Two years ago, Chace and the D.V.S. Senior Honor Society reinstated the tradition, and this year’s banquet marked the third installment of a reborn Charter Day.

“I think it’s a good idea—involving students, having a good time, telling old stories. From my experience, students like to hear a good tale told,” said Paul McLarty ’63C, ’67L, in attendance with his wife, Ruth. “If you combine something like this with a social event, so students have an opportunity to sit beside someone who will tell their own story, they’ll get a better appreciation for history.”

Delivering brief speeches at the banquet were Emory College senior Aysha Hidayatul-lah and alumna Teresa Rivero ’85Ox, ’87B, ’93MPH. Hidayatullah spoke of the “delicate balance” between paying homage to history and “yearning for movement and reform.”

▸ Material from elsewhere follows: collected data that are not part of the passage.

# ronantakizawa/cudabulletproof

Measured on AMD Instinct MI355X. Metric: 64-bit range-proof verifies/sec (batched), higher is better.
Workload: dtype u64

## Files before the change

### cudabulletproof_amd/csrc/bp_capi.hip

```cpp
#include <hip/hip_runtime.h>
#include <map>
#include <tuple>
#include <mutex>
#include <string>
#include <vector>
#include <cstdio>
#include <cstdlib>
#include <cstring>
#include <algorithm>
#include <chrono>
#include <thread>

#include "../../include/cudabulletproof_hip.h"
#include "bp_kernels.h"
#include "ge25519_dev.h"

static_assert(sizeof(fe25519) == 32, "fe25519 layout");
static_assert(sizeof(ge25519) == 128, "ge25519 layout");
static_assert(sizeof(bp::fe) == 32 && sizeof(bp::ge) == 128, "device layout");
static_assert(sizeof(InnerProductProof) == 144, "InnerProductProof layout (SURVEY 8b)");
static_assert(sizeof(RangeProof) == 880, "RangeProof layout (SURVEY 8b)");

namespace {

// ... 290 lines not shown
    bp::SlotDev* host_dev = nullptr;
    int head = 0;

    struct Stages {
        int ft, m3, fin;
    };
    Stages stages(int L) const {
        Stages g;
        g.ft = L > 0 ? L + 1 : 1;
        g.m3 = range_mode == 2 ? (g.ft > 3 ? g.ft : 3) : -1;
        int last = g.ft;
        if (range_mode && last < 2) last = 2;
        if (g.m3 > last) last = g.m3;
        g.fin = last + 1;
        return g;
    }
    bool lane_tree = false, chains_first = false;
    bool defer_msm = false;
    int quad_force = -1;
    unsigned long long row_max = ROW_MAX_ITEMS, quad_max = QUAD_MAX_ITEMS, pair_max = PAIR_MAX_ITEMS;
    static constexpr size_t LANE_SORT_MIN = 64;
    bool lane_sort = true;
    int lane_sort_mask = 7;
    Buf sort_bins, sort_offs;
    bp::LaneSortPlan plan{};
    hipStream_t sort_s = nullptr;
    hipEvent_t ev_tick = nullptr, ev_sorted = nullptr;
    Buf ptab;
    const bp::ge* ext_tab = nullptr;
    int pbits = 0;
    const bp::ge* tables() const { return ext_tab ? ext_tab : ptab.as<bp::ge>(); }
    hipError_t init(Engine* eng, hipStream_t st, size_t mb, int nn, int range) {
        e = eng; s = st; maxB = mb; n = nn; range_mode = range;
        const char* ls = getenv("HIPBP_LANE_SORT");
        lane_sort_mask = ls ? atoi(ls) : 7;
        lane_sort = (lane_sort_mask & 7) != 0;
        const char* lt = getenv("HIPBP_LANE_TREE_MAX");
        lane_tree = n <= (lt ? atoi(lt) : bp::LANE_TREE_MAX);
        const char* cf = getenv("HIPBP_CHAINS_FIRST");
        chains_first = cf ? atoi(cf) != 0 : false;
        const char* qe = getenv("HIPBP_QUAD");
        const char* qm = getenv("HIPBP_QUAD_MAX_ITEMS");
        const char* pm = getenv("HIPBP_PAIR_MAX_ITEMS");
        quad_force = qe ? (atoi(qe) == 1 ? 4 : atoi(qe) == 2 ? 2 : atoi(qe) == 3 ? 16 : 1) : -1;
        const char* rm = getenv("HIPBP_ROW_MAX_ITEMS");
        row_max = rm ? strtoull(rm, nullptr, 10) : ROW_MAX_ITEMS;
        quad_max = qm ? strtoull(qm, nullptr, 10) : QUAD_MAX_ITEMS;
        pair_max = pm ? strtoull(pm, nullptr, 10) : PAIR_MAX_ITEMS;
        const char* dm = getenv("HIPBP_DEFER_MSM");
        defer_msm = dm && atoi(dm) != 0;
        if (const char* sp = getenv("HIPBP_DEFER_SPAN")) {
            int a = 2, b = 1, c = 0;
            if (sscanf(sp, "%d:%d:%d", &a, &b, &c) >= 1 && a >= 2) {
                defer_first = a;
                defer_last_off = b < 0 ? 0 : b;
                defer_weight = c != 0;
            }
        }
        Lr = log2i((size_t)n);
        D = stages(Lr).fin + 1;
        slots.resize(D);
        hipError_t r;
        if ((r = hipMalloc(&slots_dev, D * sizeof(bp::SlotDev))) != hipSuccess) return r;
        if ((r = hipHostMalloc(&host_dev, D * sizeof(bp::SlotDev))) != hipSuccess) return r;
        for (auto& sl : slots)
            if ((r = hipEventCreateWithFlags(&sl.copied, hipEventDisableTiming)) != hipSuccess) return r;
        const char* ss = getenv("HIPBP_SORT_STREAM");
        if (ss && atoi(ss) != 0) {
            int lo_pr = 0, hi_pr = 0;
            if ((r = hipDeviceGetStreamPriorityRange(&lo_pr, &hi_pr)) != hipSuccess) return r;
            if ((r = hipStreamCreateWithPriority(&sort_s, hipStreamNonBlocking, hi_pr)) != hipSuccess) return r;
            if ((r = hipEventCreateWithFlags(&ev_tick, hipEventDisableTiming)) != hipSuccess) return r;
            if ((r = hipEventCreateWithFlags(&ev_sorted, hipEventDisableTiming)) != hipSuccess) return r;
        }
        return hipSuccess;
    }
    void release() {
        if (s) (void)hipStreamSynchronize(s);
        for (auto& sl : slots) {
            for (auto& b : sl.b) if (b.p) (void)hipFree(b.p);
            if (sl.copied) (void)hipEventDestroy(sl.copied);
        }
        if (slots_dev) (void)hipFree(slots_dev);
        if (host_dev) (void)hipHostFree(host_dev);
        if (sort_s) (void)hipStreamSynchronize(sort_s);
        if (sort_s) (void)hipStreamDestroy(sort_s);
        if (ev_tick) (void)hipEventDestroy(ev_tick);
        if (ev_sorted) (void)hipEventDestroy(ev_sorted);
        if (sort_bins.p) (void)hipFree(sort_bins.p);
        if (sort_offs.p) (void)hipFree(sort_offs.p);
        if (ptab.p) (void)hipFree(ptab.p);
    }
    hipError_t plan_sort(Slot& sl, int idx) {
        plan = bp::LaneSortPlan{};
        bp::SlotDev& d = sl.dev;
        d.perm0 = nullptr;
        for (auto& q : d.permr) q = nullptr;
        d.perm_ft = nullptr;
        const unsigned long long B = d.bv.B;
        const int L = d.bv.L_len;
        if (!lane_sort || B < LANE_SORT_MIN) return hipSuccess;
        struct S { int kind, r; unsigned long long items; };
        S sets[bp::LANE_SORT_SETS];
        int cnt = 0;
        const bp::Stage0Lanes z = bp::stage0_lanes(B, n, L, range_mode);
        for (int c = 0; c < 4; c++)
            if (z.size[c] && (lane_sort_mask & 1)) sets[cnt++] = {bp::SS_STAGE0, c, z.size[c]};
        for (int r = 1; r < L; r++)
            if (bp::round_per_lane(n, r) && (lane_sort_mask & 2))
                sets[cnt++] = {bp::SS_ROUND, r, B * 4 * (unsigned long long)(n >> (r + 1))};
        if (lane_sort_mask & 4) sets[cnt++] = {bp::SS_FT, 0, B * 2};
        if (!cnt) return hipSuccess;
        plan.longest_first = (lane_sort_mask & 8) ? 0 : 1;
        unsigned long long total = 0;
        for (int k = 0; k < cnt; k++) total += sets[k].items;
        if (total > 0xFFFFFFFFull) return hipSuccess;
        hipError_t r;
        if ((r = sl.b[20].need(total * sizeof(uint32_t))) != hipSuccess) return r;
        const size_t nb = (size_t)bp::LANE_SORT_SETS * bp::MSM_BINS * sizeof(unsigned);
        if (!sort_bins.p) {
            if ((r = sort_bins.need(nb)) != hipSuccess) return r;
            if ((r = hipMemsetAsync(sort_bins.p, 0, nb, s)) != hipSuccess) return r;
            if ((r = sort_offs.need(nb)) != hipSuccess) return r;
        }
        uint32_t* base = sl.b[20].as<uint32_t>();
        unsigned blk = 0;
        for (int k = 0; k < cnt; k++) {
            bp::LaneSortPlan::Set& st = plan.set[k];
            st.kind = sets[k].kind; st.r = sets[k].r; st.items = sets[k].items; st.perm = base; st.block0 = blk;
            if (st.kind == bp::SS_STAGE0 && !d.perm0) d.perm0 = base;
            else if (st.kind == bp::SS_ROUND) d.permr[st.r] = base;
            else d.perm_ft = base;
            base += sets[k].items;
            blk += (unsigned)((sets[k].items + bp::LANE_SORT_BLOCK - 1) / bp::LANE_SORT_BLOCK);
        }
        plan.count = cnt;
        plan.blocks = blk;
        plan.slot = slots_dev + idx;
        return hipSuccess;
    }
    bool busy() const {
        for (auto& sl : slots) if (sl.active) return true;
        return false;
    }
    bool defer_ok() const { return range_mode != 0 && lane_tree && Lr >= 2 && 2 * Lr + 5 <= bp::MAX_REGIONS; }
    int defer_first = 2, defer_last_off = 0, defer_weight = 0;
    int msm_last(int L) const { return L - defer_last_off > defer_first ? L - defer_last_off : defer_first; }
    void msm_chunk(unsigned long long total, int L, int st, unsigned long long& lo, unsigned long long& hi) const {
        const int m = msm_last(L) - defer_first + 1, k = st - defer_first;
        auto cut = [&](int j) -> unsigned long long {
            if (j >= m) return total;
            const unsigned long long num = defer_weight ? (1ull << j) - 1 : (unsigned long long)j;
            const unsigned long long den = defer_weight ? (1ull << m) - 1 : (unsigned long long)m;
            return (total / 64 * num / den) * 64;
        };
        lo = cut(k);
        hi = cut(k + 1);
    }
    int ltree_stage(const Slot& sl, const Stages& g) const {
        return sl.dev.defer ? msm_last(sl.dev.bv.L_len) + 1 : std::min(3, g.fin - 1);
    }
// ... 28 lines not shown
    int push(const hipbp_proof_batch* b, const ge25519* P_in, uint8_t* ok, ge25519* P_out, ge25519* chk,
             uint8_t* flags_out = nullptr, ge25519* poly_out = nullptr) {
        EventTimer* tm = e->timer.on ? &e->timer : nullptr;
        bool has = b && b->count > 0;
        Slot& nw = slots[head];
        if (has) {
            int rc = check_batch(b, range_mode);
            if (rc != HIPBP_OK) return rc;
            if ((int)b->n != n) { g_err = "batch n differs from the pipeline's"; return HIPBP_ERR_ARG; }
            if (nw.active) { g_err = "pipeline slot busy (internal)"; return HIPBP_ERR_ARG; }
            BP_RET_ON(carve(nw, b->count, b->L_len));
            nw.dev.bv = view_of(b);
            nw.dev.ok = ok;
            nw.dev.P_out = (bp::ge*)P_out;
            nw.dev.chk_out = (bp::ge*)chk;
            nw.dev.flags_out = flags_out;
            nw.dev.poly_out = (bp::ge*)poly_out;
            nw.dev.range_mode = range_mode;
            nw.dev.lane_tree = lane_tree ? 1 : 0;
            nw.dev.ptab = pbits ? tables() : nullptr;
            nw.dev.pbits = pbits;
            nw.dev.defer = (defer_msm && defer_ok() && (int)b->L_len >= 2 &&
                            msm_last((int)b->L_len) + 1 < stages((int)b->L_len).fin) ? 1 : 0;
            BP_RET_ON(plan_sort(nw, head));
            BP_RET_ON(hipEventSynchronize(nw.copied));
            host_dev[head] = nw.dev;
            BP_RET_ON(hipMemcpyAsync(slots_dev + head, host_dev + head, sizeof(bp::SlotDev), hipMemcpyHostToDevice, s));
            BP_RET_ON(hipEventRecord(nw.copied, s));
            if (!range_mode)
                BP_RET_ON(hipMemcpyAsync(nw.dev.ws.Pin, P_in, b->count * sizeof(ge25519), hipMemcpyDeviceToDevice, s));
            nw.active = true;
            nw.stage = 0;
            nw.B = b->count;
        }
        bp::RegionList tr{};
        bool overflow = false;
        auto add = [&overflow](bp::RegionList& rl, int kind, int slot, int r, unsigned long long items, unsigned align) {
            if (!items) return;
            if (rl.count == bp::MAX_REGIONS) { overflow = true; return; }
            bp::Region& g = rl.reg[rl.count++];
            g.kind = kind; g.slot = slot; g.r = r; g.begin = rl.total; g.items = items;
            rl.total += (items + align - 1) & ~(unsigned long long)(align - 1);
        };
        const int chain_pass = chains_first ? 1 : 3;
        for (int pass = 0; pass < 4; pass++) {
            for (int k = 0; k < D; k++) {
                int idx = (head - k + D) % D;
// ... 18 lines not shown
                    }
                    if (st >= 2 && st <= L) add(tr, bp::RK_ROUND, idx, st - 1, B * 4 * (n >> st), 64);
                    if (sl.dev.defer && st >= defer_first && st <= msm_last(L)) {
                        unsigned long long lo, hi;
                        msm_chunk(bp::stage0_lanes(B, n, L, range_mode, bp::S0_DEFER).total, L, st, lo, hi);
                        add(tr, bp::RK_MSMT, idx, (int)lo, hi - lo, 64);
                    }
                    if (st == g.ft) add(tr, bp::RK_FINAL_TERMS, idx, 0, B * 2, 64);
                    if (st == g.m3) add(tr, bp::RK_M3, idx, 0, B * 2, 64);
                }
            }
        }
        if (overflow) { g_err = "pipeline region list overflow (internal)"; return HIPBP_ERR_ARG; }
        unsigned long long sm_items = 0;
        for (int k = 0; k < tr.count; k++)
            if (bp::region_is_sm(tr.reg[k].kind)) sm_items += tr.reg[k].items;
        int ql = sm_items <= row_max ? 16 : sm_items <= quad_max ? 4 : sm_items <= pair_max ? 2 : 1;
        if (!sm_items) {
            unsigned long long chain_items = 0;
            for (int k = 0; k < tr.count; k++) chain_items += tr.reg[k].items;
            ql = chain_items <= row_max ? 16 : 4;
        }
        if (quad_force >= 0) ql = quad_force;
        if (ql > 1) {
            unsigned long long tot = 0;
            for (int k = 0; k < tr.count; k++) {
                bp::Region& g = tr.reg[k];
                g.items *= bp::region_lanes(g.kind, ql);
                g.begin = tot;
                const unsigned long long al = g.kind == bp::RK_TREE ? 256 : 64;
                tot += (g.items + al - 1) & ~(al - 1);
            }
            tr.total = tot;
        }
        if (tr.total >= (1ull << 32)) { g_err = "pipeline tick exceeds 2^32 lanes (batch too large for n)"; return HIPBP_ERR_ARG; }
        if (tm) tm->mark(bp::KT_TERMS, false, s);
        bp::launch_terms(tr, slots_dev, G, H, g ? g : h, h, e->dtab, e->two_i, s, ql);
        if (tm) tm->mark(bp::KT_TERMS, true, s);
        BP_RET_ON(hipGetLastError());
        if (has && plan.count) {
            if (sort_s) {
                BP_RET_ON(hipEventRecord(ev_tick, s));
                BP_RET_ON(hipStreamWaitEvent(sort_s, ev_tick, 0));
                bp::launch_lane_sort(plan, sort_bins.as<unsigned>(), sort_offs.as<unsigned>(), sort_s);
                BP_RET_ON(hipGetLastError());
                BP_RET_ON(hipEventRecord(ev_sorted, sort_s));
                BP_RET_ON(hipStreamWaitEvent(s, ev_sorted, 0));
            } else {
                bp::launch_lane_sort(plan, sort_bins.as<unsigned>(), sort_offs.as<unsigned>(), s);
                BP_RET_ON(hipGetLastError());
            }
        }
        for (auto& sl : slots) {
            if (!sl.active) continue;
            if (sl.stage == stages(sl.dev.bv.L_len).fin) sl.active = false;
            else sl.stage++;
        }
        head = (head + 1) % D;
        return HIPBP_OK;
    }
    int flush() {
        while (busy()) {
            int rc = push(nullptr, nullptr, nullptr, nullptr, nullptr);
            if (rc != HIPBP_OK) return rc;
        }
        return HIPBP_OK;
    }
};
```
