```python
class HipLibraryError(RuntimeError):
    """libswiftllm_hip.so is missing, stale, or a kernel entry point returned an error code."""


def library_path() -> str:
    return os.environ.get("SWIFTLLM_HIP_LIB", _LIB_PATH)


def load():
    global _lib
    if _lib is not None:
        return _lib
# ... 71 lines not shown
```

swiftllm_amd/csrc/build.py:

```python
import argparse
import concurrent.futures
import os
import shutil
import subprocess
import tempfile

HERE = os.path.dirname(os.path.abspath(__file__))
ROOT = os.path.dirname(os.path.dirname(HERE))
SOURCES = [
    "rmsnorm.hip",
    "rotary.hip",
    "kvcache.hip",
    "silu_mul.hip",
    "paged_attn.hip",
    "paged_attn_verify.hip",
    "prefill_attn.hip",
    "prefill_attn_paged.hip",
    "kvcache_fp8.hip",
    "paged_attn_fp8.hip",
    "block_table.hip",
    "swap_blocks.hip",
    "gemm_skinny.hip",
    "gemm_tiny.hip",
    "gemm_wide.hip",
    "gemm_rows.hip",
    "argmax.hip",
    "sampling.hip",
    "logits_adjust.hip",
    "lora.hip",
    "decode_engine.hip",
]
HEADERS = ["swl_common.h", "attend_block.h", "attn_mfma.h", "decode_attn.h", "prefill_tile.h", "fp8_kv.h", "gemm_host.h", os.path.join(ROOT, "include", "swiftllm_hip.h")]
LIB = os.path.join(HERE, "libswiftllm_hip.so")
OBJ_DIR = os.path.join(HERE, "build")
ARCH = "gfx950"
CXXFLAGS = [f"--offload-arch={ARCH}", "-O3", "-std=c++17", "-fPIC", "-ffp-contract=off", "-Wall",
            "-Wno-unused-function"]


def _hipcc() -> str:
    for cand in (os.environ.get("HIPCC"), shutil.which("hipcc"), "/opt/rocm/bin/hipcc"):
        if cand and os.path.exists(cand):
            return cand
    raise RuntimeError("hipcc not found (set HIPCC or install ROCm under /opt/rocm)")


def _newer(target: str, deps) -> bool:
    if not os.path.exists(target):
        return False
    t = os.path.getmtime(target)
    return all(os.path.getmtime(d) <= t for d in deps)


def build(force: bool = False, jobs: int = 0, verbose: bool = True, tag: str = "", defines=(), swap=None) -> str:
    hipcc = _hipcc()
    obj_dir = os.path.join(tempfile.gettempdir(), "swiftllm_hip_variants", tag) if tag else OBJ_DIR
    lib = os.path.join(HERE, f"libswiftllm_hip_{tag}.so") if tag else LIB
    return _build(hipcc, obj_dir, lib, [f"-D{d}" for d in defines], force, jobs, verbose, swap or {})


def _build(hipcc, OBJ_DIR, LIB, extra, force, jobs, verbose, swap) -> str:
    os.makedirs(OBJ_DIR, exist_ok=True)
    hdrs = [h if os.path.isabs(h) else os.path.join(HERE, h) for h in HEADERS]
    hdrs.append(os.path.abspath(__file__))
    todo, objs = [], []
# ... 41 lines not shown
```

swiftllm_amd/csrc/gemm_skinny.hip:

```cpp
#include "gemm_host.h"

namespace swl {

__device__ __forceinline__ float16_t mfma32x32x16(vec8_t<f16> a, vec8_t<f16> b, float16_t c) {
    return __builtin_amdgcn_mfma_f32_32x32x16_f16(a, b, c, 0, 0, 0);
}
__device__ __forceinline__ float16_t mfma32x32x16(vec8_t<bf16> a, vec8_t<bf16> b, float16_t c) {
    return __builtin_amdgcn_mfma_f32_32x32x16_bf16(a, b, c, 0, 0, 0);
}

constexpr int kKT = 128;
constexpr int kGemmWaves = 4;

enum GemmMode {
    kGemmDirect = 0,
    kGemmPartial = 1,
    kGemmSiluGate = 2,
};

struct GemmExtra {
    int k_tiles_total;
    const float *ssq_in;
    float eps;
    int ssq_parts;
    const void *norm_w;
    float *ssq_out;
};

template <typename T, int MODE>
__device__ __forceinline__ void gemm_epilogue(const float16_t &acc, void *__restrict__ out_, T *wtiles,
                                              int wave_pitch, int wave, int lane, bool is_gate, bool tile_ok,
                                              int col0, int n0, int ksplit, int M, int N, int64_t out_stride,
                                              float rs = 1.0f, int gate_waves_off = 2) {
    const int l32 = lane & 31;
    const int hf = lane >> 5;
    if constexpr (MODE == kGemmSiluGate) {
        T *mine = wtiles + wave * wave_pitch;
        if (is_gate) {
#pragma unroll
            for (int r = 0; r < 16; ++r) {
                const float g = to_f(to_t<T>(acc[r] * rs));
                mine[l32 * 40 + (r & 3) + 8 * (r >> 2) + 4 * hf] = to_t<T>(g / (1.0f + expf(-g)));
            }
        }
        __syncthreads();
// ... 337 lines not shown
        }
        gemm_epilogue<T, MODE>(acc, out_, &lds[0][0], 32 * 40, wave, lane, is_gate, tile_ok, col0, n0, ksplit, M, N,
                               out_stride, rs, HWV);
    } else {
        gemm_epilogue<T, MODE>(acc, out_, &lds[PACKED ? 0 : 2][0], 32 * kKT, wave, lane, is_gate, tile_ok, col0, n0,
                               ksplit, M, N, out_stride);
    }
}

template <typename T>
__global__ __launch_bounds__(256) void splitk_reduce_kernel(T *__restrict__ out,
                                                            const float *__restrict__ slabs, int M,
                                                            int N, int KS, int64_t out_stride) {
    const int n4 = N >> 2;
    const int64_t items = static_cast<int64_t>(M) * n4;
    for (int64_t it = blockIdx.x * 256ll + threadIdx.x; it < items;
         it += static_cast<int64_t>(gridDim.x) * 256ll) {
        const int m = static_cast<int>(it / n4);
        const int c = static_cast<int>(it - static_cast<int64_t>(m) * n4);
        float4_t s = {0.f, 0.f, 0.f, 0.f};
        for (int k = 0; k < KS; ++k) {
            const float4_t v = *reinterpret_cast<const float4_t *>(
                slabs + (static_cast<int64_t>(k) * M + m) * N + 4 * c);
            s += v;
        }
        typedef T vec4 __attribute__((ext_vector_type(4)));
        vec4 o;
#pragma unroll
        for (int e = 0; e < 4; ++e) o[e] = to_t<T>(s[e]);
        *reinterpret_cast<vec4 *>(out + static_cast<int64_t>(m) * out_stride + 4 * c) = o;
    }
}

static int choose_k_splits(int N, int K) {
    const int tiles = N / 32;
    int ks = 1;
    while (ks < 16 && tiles * ks < 768 && K % (kKT * ks * 2) == 0 && K / (ks * 2) >= 2 * kKT) ks *= 2;
    return ks;
}

static int choose_k_splits_packed(int N, int K, bool *uneven) {
    const int even = choose_k_splits(N, K);
    *uneven = false;
    const int tiles = N / 32, ktiles = K / kKT;
    if (tiles * even >= 512) return even;
    int ks = even;
    while (ks < 16 && tiles * ks < 768 && ktiles / (ks * 2) >= 8) ks *= 2;
    if (ks == even) return even;
    *uneven = K % (kKT * ks) != 0;
    return ks;
}

static bool use_ring(int kc) { return kc / kKT >= 8; }

template <typename T>
void launch_splitk_reduce(T *out, const float *slabs, int ks, int M, int N, int64_t out_row_stride, hipStream_t stream) {
    const int64_t items = static_cast<int64_t>(M) * (N / 4);
    hipLaunchKernelGGL((splitk_reduce_kernel<T>), dim3(static_cast<unsigned>((items + 255) / 256)), dim3(256), 0, stream,
                       out, slabs, M, N, ks, out_row_stride);
}
template void launch_splitk_reduce<f16>(f16 *, const float *, int, int, int, int64_t, hipStream_t);
template void launch_splitk_reduce<bf16>(bf16 *, const float *, int, int, int, int64_t, hipStream_t);

template <int MODE>
static int four_wave_groups(int N) {
    return MODE == kGemmSiluGate ? (N / 32 + 1) / 2 : (N / 32 + kGemmWaves - 1) / kGemmWaves;
}

static GemmArgs silu_gate_args(void *out, const void *x, const void *w, int M, int I, int K, int64_t x_row_stride,
                               int64_t out_row_stride, int max_m = 32) {
    return GemmArgs{out, x, w, nullptr, 0, M, I, K, x_row_stride, out_row_stride, 1, max_m, kKT};
}

template <typename T, int MODE>
static void launch_rowmajor(const GemmArgs &a, hipStream_t stream, void *dst, int64_t dst_stride, int kc, int ks) {
    const dim3 grid(four_wave_groups<MODE>(a.N), ks);
    const T *x = static_cast<const T *>(a.x), *w = static_cast<const T *>(a.w);
    if (use_ring(kc))
        hipLaunchKernelGGL((gemm_skinny_ring_kernel<T, MODE>), grid, dim3(kGemmWaves * 64), 0, stream, dst, x, w, a.M, a.N,
                           a.K, kc, a.x_row_stride, dst_stride, GemmExtra{});
    else
        hipLaunchKernelGGL((gemm_skinny_kernel<T, MODE>), grid, dim3(kGemmWaves * 64), 0, stream, dst, x, w, a.M, a.N, a.K,
                           kc, a.x_row_stride, dst_stride);
}

template <typename T>
static int run_gemm(const GemmArgs &a, hipStream_t stream) {
    const int ks = a.k_splits > 0 ? a.k_splits : choose_k_splits(a.N, a.K);
    if (a.K % (kKT * ks) != 0) return SWL_ERR_UNSUPPORTED;
    const int kc = a.K / ks;
    return run_splitk<T>(
        a, ks, stream,
        [&](void *out) { launch_rowmajor<T, kGemmDirect>(a, stream, out, a.out_row_stride, kc, ks); },
        [&](float *slabs) { launch_rowmajor<T, kGemmPartial>(a, stream, slabs, a.N, kc, ks); });
}

}

extern "C" size_t swl_gemm_skinny_workspace_bytes(int32_t M, int32_t N, int32_t K) {
// ... 40 lines not shown
    if (!out || !slabs || out_row_stride < N || (out_row_stride & 3)) return SWL_ERR_BAD_ARG;
    if (!swl::aligned16(slabs) || (reinterpret_cast<uintptr_t>(out) & 7u)) return SWL_ERR_BAD_ARG;
    SWL_DISPATCH_DTYPE(dtype, T, {
        swl::launch_splitk_reduce<T>(static_cast<T *>(out), slabs, k_splits, M, N, out_row_stride,
                                     static_cast<hipStream_t>(stream));
    });
    return swl::check_launch();
}

extern "C" int swl_gemm_skinny_silu_gate(void *out, const void *x, const void *w_up_gate, int32_t M,
                                         int32_t I, int32_t K, int64_t x_row_stride,
                                         int64_t out_row_stride, int32_t dtype, swl_stream_t stream) {
    const swl::GemmArgs a = swl::silu_gate_args(out, x, w_up_gate, M, I, K, x_row_stride, out_row_stride);
    int rc;
    if (swl::gemm_args_settled(a, rc)) return rc;
    SWL_DISPATCH_DTYPE(dtype, T, {
        swl::launch_rowmajor<T, swl::kGemmSiluGate>(a, static_cast<hipStream_t>(stream), out, out_row_stride, K, 1);
    });
    return swl::check_launch();
}

namespace swl {

template <typename T>
__global__ __launch_bounds__(256) void pack_weight_kernel(T *__restrict__ dst, const T *__restrict__ src, int N, int K) {
    const int64_t blocks = static_cast<int64_t>(N / 32) * (K / 16);
    const int lane = threadIdx.x & 63;
    for (int64_t b = blockIdx.x * 4ll + (threadIdx.x >> 6); b < blocks; b += gridDim.x * 4ll) {
        const int64_t nt = b / (K / 16);
        const int k16 = static_cast<int>(b - nt * (K / 16));
        const T *s = src + (nt * 32 + (lane & 31)) * K + k16 * 16 + 8 * (lane >> 5);
        store8(dst + (b * 64 + lane) * 8, load8(s));
    }
}
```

“Perhaps the one constant in Emory’s history is an investment in change,” she said. Hidayatullah said it is forgiveable if the University occasionally falls short of its dreams—when discussions of diversity mute thoughts for fear of offending someone, or when professors are pressured to publish research at the expense of their teaching, she said—as long as Emory engages in “self-reflection.”

“Self-reflection ultimately enables us to dream bigger,” she said. “Maintaining a tradition of self-reflection allows Emory to move into the future renewed, changed and better for it.”

Rivero harkened back to the people whose work during the University’s earliest days paid off for generations to come. “I am struck by the personal investment of those earlier people,” she said, “investing themselves in something they would never see come to fruition. It can truly be said we stand on the shoulders of giants.”

After two songs by the student a cappell a group No Strings Attached, Chace closed the evening with the Charter Day tradition of lighting the single candle atop the University’s four-tiered birthday cake.

In another symbolic gesture, former Oxford Dean Bond Fleming passed the flame to current Dean Dana Greene, who then lit Chace’s candle. The entire crowd then lit their own candles, and by candlelight the room sang “Happy Birthday” and the Emory alma mater.